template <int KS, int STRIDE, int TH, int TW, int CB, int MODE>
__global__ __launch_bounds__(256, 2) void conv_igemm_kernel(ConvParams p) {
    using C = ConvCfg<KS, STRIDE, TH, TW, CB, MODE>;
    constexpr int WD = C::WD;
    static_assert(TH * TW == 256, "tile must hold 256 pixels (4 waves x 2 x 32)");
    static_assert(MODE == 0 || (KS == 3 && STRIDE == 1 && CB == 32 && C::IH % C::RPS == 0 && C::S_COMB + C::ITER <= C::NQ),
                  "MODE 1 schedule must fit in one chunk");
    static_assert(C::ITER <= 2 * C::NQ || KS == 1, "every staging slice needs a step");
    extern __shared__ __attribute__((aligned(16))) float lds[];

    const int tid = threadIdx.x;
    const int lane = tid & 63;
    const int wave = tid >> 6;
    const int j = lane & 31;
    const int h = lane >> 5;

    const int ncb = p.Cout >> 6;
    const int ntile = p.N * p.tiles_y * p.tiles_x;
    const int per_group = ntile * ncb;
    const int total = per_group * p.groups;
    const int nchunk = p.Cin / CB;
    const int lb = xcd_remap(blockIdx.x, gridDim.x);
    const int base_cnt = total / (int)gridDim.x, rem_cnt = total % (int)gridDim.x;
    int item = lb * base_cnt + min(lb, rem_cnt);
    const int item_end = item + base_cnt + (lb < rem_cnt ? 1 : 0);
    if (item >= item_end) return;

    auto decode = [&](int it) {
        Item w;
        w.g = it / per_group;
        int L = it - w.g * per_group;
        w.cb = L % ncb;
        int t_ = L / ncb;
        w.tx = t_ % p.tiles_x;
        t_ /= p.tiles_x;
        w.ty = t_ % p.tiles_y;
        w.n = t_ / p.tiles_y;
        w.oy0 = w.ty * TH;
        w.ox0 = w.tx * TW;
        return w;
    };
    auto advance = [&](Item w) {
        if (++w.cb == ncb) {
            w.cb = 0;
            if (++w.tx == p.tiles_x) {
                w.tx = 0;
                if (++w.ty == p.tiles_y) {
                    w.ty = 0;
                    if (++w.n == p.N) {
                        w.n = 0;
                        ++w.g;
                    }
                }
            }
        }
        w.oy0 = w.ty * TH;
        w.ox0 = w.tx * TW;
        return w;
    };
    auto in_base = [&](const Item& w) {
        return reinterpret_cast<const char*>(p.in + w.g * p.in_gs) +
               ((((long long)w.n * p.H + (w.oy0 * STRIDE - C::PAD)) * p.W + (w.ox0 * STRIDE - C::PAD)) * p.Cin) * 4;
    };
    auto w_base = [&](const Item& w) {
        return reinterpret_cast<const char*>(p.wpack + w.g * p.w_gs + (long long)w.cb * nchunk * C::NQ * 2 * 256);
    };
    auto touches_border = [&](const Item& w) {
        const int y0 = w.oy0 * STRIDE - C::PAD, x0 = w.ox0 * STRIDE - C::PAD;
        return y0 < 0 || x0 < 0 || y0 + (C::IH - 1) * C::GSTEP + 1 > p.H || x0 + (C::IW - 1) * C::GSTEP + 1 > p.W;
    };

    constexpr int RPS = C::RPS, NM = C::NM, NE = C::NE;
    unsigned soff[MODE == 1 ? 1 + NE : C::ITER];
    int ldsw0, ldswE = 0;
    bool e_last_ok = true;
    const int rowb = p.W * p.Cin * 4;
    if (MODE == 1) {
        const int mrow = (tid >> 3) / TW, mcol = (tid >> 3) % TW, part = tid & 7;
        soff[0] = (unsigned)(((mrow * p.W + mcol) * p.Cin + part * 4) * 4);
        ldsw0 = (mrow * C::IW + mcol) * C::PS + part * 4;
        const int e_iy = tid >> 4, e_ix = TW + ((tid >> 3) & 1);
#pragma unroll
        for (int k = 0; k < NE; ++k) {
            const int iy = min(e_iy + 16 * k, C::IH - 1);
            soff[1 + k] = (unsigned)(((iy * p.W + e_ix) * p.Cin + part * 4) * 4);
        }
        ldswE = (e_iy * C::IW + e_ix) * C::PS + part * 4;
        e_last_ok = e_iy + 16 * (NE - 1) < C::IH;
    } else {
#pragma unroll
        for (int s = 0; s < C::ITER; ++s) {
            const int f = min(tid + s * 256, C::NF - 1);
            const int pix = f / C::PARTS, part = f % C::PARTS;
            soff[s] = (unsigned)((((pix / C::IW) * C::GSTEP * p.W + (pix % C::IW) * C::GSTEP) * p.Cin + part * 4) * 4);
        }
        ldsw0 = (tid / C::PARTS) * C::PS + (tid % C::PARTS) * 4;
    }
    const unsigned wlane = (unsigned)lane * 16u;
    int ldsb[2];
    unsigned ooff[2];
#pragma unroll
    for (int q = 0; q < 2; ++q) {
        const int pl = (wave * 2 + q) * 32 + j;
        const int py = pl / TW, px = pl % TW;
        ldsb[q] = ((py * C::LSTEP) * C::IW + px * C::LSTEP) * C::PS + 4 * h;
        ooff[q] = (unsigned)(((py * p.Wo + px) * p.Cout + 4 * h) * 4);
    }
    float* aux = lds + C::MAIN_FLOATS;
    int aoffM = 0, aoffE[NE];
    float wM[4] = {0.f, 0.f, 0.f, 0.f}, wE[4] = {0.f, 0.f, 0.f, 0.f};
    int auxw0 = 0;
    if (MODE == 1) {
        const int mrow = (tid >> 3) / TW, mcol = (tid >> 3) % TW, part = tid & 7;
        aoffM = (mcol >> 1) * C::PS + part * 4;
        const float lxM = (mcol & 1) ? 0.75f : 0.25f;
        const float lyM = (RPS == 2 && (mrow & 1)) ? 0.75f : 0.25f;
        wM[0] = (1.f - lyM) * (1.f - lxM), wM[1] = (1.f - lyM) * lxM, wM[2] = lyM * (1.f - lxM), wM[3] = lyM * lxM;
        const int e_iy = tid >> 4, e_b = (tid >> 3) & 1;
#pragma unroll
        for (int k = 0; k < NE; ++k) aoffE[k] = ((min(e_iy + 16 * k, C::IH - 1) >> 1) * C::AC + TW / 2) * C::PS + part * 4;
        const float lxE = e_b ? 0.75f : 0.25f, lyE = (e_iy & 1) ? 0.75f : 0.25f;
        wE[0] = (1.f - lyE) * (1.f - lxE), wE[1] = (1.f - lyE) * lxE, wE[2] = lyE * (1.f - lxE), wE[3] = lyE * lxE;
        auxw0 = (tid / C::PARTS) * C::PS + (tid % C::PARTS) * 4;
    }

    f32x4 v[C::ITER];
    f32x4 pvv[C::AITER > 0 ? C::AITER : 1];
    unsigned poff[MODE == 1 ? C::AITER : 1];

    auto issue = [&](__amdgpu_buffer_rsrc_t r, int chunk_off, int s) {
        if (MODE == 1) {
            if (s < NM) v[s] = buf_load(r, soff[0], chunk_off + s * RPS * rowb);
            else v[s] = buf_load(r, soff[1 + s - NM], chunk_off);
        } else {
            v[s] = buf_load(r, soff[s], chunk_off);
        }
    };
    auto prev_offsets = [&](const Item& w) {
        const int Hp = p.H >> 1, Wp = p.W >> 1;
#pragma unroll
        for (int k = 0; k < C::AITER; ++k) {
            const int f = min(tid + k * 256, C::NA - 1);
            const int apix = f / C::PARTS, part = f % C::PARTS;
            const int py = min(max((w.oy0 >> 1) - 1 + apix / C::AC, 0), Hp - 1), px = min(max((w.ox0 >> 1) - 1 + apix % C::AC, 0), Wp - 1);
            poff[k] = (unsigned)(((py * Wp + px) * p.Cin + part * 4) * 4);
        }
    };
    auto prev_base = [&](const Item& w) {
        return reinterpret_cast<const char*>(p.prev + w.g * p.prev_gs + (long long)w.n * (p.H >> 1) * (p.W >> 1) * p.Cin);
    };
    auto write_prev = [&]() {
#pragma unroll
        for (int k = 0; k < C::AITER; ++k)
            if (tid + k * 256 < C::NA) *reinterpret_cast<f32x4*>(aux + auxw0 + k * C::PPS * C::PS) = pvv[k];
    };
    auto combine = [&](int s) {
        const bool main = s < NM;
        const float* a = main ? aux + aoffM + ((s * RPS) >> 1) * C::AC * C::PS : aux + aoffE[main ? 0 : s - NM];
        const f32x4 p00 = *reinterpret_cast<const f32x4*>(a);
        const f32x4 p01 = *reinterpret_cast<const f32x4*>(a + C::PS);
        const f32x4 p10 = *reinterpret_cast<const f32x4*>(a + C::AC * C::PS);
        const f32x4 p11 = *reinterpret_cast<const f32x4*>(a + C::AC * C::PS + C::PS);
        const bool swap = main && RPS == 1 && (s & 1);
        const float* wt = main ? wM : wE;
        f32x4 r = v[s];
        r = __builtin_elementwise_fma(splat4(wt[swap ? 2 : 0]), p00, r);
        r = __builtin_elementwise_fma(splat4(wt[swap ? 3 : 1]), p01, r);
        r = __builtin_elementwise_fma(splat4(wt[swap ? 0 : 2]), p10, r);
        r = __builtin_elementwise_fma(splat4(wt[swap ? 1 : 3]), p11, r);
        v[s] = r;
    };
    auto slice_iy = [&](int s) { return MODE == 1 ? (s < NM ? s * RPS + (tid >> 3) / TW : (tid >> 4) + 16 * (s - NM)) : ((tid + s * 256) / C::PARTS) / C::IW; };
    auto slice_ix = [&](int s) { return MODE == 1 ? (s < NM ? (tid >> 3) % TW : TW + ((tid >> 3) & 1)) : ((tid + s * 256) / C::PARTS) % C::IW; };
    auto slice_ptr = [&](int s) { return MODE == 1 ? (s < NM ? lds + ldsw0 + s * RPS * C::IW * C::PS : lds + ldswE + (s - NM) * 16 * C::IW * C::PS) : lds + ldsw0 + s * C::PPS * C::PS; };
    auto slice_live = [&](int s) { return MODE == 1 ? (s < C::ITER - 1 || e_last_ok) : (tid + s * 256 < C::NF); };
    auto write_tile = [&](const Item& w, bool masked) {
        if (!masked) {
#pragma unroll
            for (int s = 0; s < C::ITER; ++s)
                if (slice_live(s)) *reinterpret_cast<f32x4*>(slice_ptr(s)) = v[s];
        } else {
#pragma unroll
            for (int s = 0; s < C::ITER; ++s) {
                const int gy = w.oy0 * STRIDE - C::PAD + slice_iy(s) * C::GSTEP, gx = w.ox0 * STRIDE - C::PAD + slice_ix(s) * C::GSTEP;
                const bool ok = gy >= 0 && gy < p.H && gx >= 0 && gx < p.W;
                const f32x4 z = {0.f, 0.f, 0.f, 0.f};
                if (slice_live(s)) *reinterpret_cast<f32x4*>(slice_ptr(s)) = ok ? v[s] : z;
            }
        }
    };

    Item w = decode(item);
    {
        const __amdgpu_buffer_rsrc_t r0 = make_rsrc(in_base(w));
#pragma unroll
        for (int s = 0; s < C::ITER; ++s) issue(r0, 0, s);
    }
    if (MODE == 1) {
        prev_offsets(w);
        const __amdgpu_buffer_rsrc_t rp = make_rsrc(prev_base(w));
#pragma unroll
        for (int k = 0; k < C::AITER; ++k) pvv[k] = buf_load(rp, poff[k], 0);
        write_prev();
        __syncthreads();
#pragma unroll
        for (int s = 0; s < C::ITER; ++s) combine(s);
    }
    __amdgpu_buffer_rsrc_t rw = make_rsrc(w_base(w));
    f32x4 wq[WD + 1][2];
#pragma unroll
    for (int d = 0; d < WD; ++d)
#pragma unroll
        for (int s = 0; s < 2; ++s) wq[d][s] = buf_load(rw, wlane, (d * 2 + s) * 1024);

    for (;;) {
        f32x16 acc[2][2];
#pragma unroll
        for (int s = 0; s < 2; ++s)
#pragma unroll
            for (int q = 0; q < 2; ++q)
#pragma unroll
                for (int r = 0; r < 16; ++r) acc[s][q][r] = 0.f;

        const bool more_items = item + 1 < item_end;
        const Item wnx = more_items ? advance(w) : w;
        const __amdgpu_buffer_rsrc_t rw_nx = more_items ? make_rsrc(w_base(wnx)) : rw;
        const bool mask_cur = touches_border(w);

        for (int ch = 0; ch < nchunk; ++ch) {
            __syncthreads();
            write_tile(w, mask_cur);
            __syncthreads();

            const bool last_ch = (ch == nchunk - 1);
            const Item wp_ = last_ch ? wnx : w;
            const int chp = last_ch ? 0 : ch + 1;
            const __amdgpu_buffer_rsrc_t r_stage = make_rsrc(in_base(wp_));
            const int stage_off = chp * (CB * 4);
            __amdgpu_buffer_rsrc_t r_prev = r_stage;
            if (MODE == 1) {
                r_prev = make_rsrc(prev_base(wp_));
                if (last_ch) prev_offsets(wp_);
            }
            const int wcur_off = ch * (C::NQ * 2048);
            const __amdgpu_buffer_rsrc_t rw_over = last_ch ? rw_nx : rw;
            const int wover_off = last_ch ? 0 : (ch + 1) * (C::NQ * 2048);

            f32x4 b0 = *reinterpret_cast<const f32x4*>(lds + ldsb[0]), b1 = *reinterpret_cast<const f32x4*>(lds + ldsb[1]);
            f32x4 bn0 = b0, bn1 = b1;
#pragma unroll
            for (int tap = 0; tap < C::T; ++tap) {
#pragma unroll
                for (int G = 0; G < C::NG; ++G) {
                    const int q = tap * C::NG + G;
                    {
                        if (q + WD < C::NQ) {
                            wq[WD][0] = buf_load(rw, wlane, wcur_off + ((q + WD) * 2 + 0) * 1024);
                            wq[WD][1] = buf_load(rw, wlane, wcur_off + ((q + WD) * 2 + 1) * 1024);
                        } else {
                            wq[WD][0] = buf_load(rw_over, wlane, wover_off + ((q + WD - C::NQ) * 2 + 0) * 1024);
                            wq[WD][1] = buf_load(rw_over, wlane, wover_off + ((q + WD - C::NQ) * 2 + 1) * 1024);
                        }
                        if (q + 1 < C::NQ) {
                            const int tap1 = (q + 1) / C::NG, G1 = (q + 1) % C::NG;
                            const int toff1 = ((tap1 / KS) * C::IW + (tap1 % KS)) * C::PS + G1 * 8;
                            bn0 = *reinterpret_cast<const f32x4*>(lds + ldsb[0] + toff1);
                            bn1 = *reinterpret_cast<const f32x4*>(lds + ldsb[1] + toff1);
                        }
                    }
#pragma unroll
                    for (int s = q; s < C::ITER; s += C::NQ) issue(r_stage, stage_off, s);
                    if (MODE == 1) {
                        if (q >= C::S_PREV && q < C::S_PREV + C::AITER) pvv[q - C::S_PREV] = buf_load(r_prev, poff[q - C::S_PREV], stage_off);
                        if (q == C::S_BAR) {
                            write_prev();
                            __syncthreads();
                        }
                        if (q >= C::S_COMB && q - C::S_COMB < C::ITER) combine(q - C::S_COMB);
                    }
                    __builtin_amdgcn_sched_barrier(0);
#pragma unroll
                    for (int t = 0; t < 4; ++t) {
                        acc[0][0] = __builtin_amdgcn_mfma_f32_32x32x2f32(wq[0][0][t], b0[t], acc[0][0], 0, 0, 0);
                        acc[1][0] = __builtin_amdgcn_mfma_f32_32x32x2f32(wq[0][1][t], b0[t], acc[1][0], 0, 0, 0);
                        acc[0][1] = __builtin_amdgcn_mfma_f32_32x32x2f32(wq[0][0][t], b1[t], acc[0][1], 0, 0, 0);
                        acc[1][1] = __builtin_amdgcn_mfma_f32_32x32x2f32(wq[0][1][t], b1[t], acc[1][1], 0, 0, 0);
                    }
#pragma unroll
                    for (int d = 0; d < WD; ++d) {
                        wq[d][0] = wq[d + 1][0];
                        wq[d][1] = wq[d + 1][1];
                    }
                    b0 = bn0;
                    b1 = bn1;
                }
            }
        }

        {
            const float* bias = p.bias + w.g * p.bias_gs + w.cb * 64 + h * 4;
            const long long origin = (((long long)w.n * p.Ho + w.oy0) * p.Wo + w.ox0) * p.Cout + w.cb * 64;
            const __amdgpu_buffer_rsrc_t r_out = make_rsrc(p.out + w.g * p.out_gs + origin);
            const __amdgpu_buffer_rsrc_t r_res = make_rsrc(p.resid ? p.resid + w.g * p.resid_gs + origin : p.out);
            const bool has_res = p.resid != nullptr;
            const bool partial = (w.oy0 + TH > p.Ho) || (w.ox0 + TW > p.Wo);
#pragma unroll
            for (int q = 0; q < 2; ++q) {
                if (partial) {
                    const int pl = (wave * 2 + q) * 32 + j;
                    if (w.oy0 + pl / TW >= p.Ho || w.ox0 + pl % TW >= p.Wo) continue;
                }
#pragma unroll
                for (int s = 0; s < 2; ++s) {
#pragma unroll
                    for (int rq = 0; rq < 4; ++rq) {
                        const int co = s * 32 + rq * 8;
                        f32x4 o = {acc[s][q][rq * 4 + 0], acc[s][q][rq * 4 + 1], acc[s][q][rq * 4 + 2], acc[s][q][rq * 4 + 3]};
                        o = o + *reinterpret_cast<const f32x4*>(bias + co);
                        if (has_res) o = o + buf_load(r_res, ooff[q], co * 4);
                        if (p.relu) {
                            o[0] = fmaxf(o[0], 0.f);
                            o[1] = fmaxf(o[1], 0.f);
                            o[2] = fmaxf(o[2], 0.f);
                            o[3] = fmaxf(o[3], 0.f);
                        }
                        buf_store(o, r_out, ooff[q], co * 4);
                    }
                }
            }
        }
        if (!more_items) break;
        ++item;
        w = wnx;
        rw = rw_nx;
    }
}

Requirement:
All lines of the entries containing the string "return" must be shown in full.

Solution for this problem:
    if (item >= item_end) return;
        return w;
        return w;
        return reinterpret_cast<const char*>(p.in + w.g * p.in_gs) +
        return reinterpret_cast<const char*>(p.wpack + w.g * p.w_gs + (long long)w.cb * nchunk * C::NQ * 2 * 256);
        return y0 < 0 || x0 < 0 || y0 + (C::IH - 1) * C::GSTEP + 1 > p.H || x0 + (C::IW - 1) * C::GSTEP + 1 > p.W;
        return reinterpret_cast<const char*>(p.prev + w.g * p.prev_gs + (long long)w.n * (p.H >> 1) * (p.W >> 1) * p.Cin);
    auto slice_iy = [&](int s) { return MODE == 1 ? (s < NM ? s * RPS + (tid >> 3) / TW : (tid >> 4) + 16 * (s - NM)) : ((tid + s * 256) / C::PARTS) / C::IW; };
    auto slice_ix = [&](int s) { return MODE == 1 ? (s < NM ? (tid >> 3) % TW : TW + ((tid >> 3) & 1)) : ((tid + s * 256) / C::PARTS) % C::IW; };
    auto slice_ptr = [&](int s) { return MODE == 1 ? (s < NM ? lds + ldsw0 + s * RPS * C::IW * C::PS : lds + ldswE + (s - NM) * 16 * C::IW * C::PS) : lds + ldsw0 + s * C::PPS * C::PS; };
    auto slice_live = [&](int s) { return MODE == 1 ? (s < C::ITER - 1 || e_last_ok) : (tid + s * 256 < C::NF); };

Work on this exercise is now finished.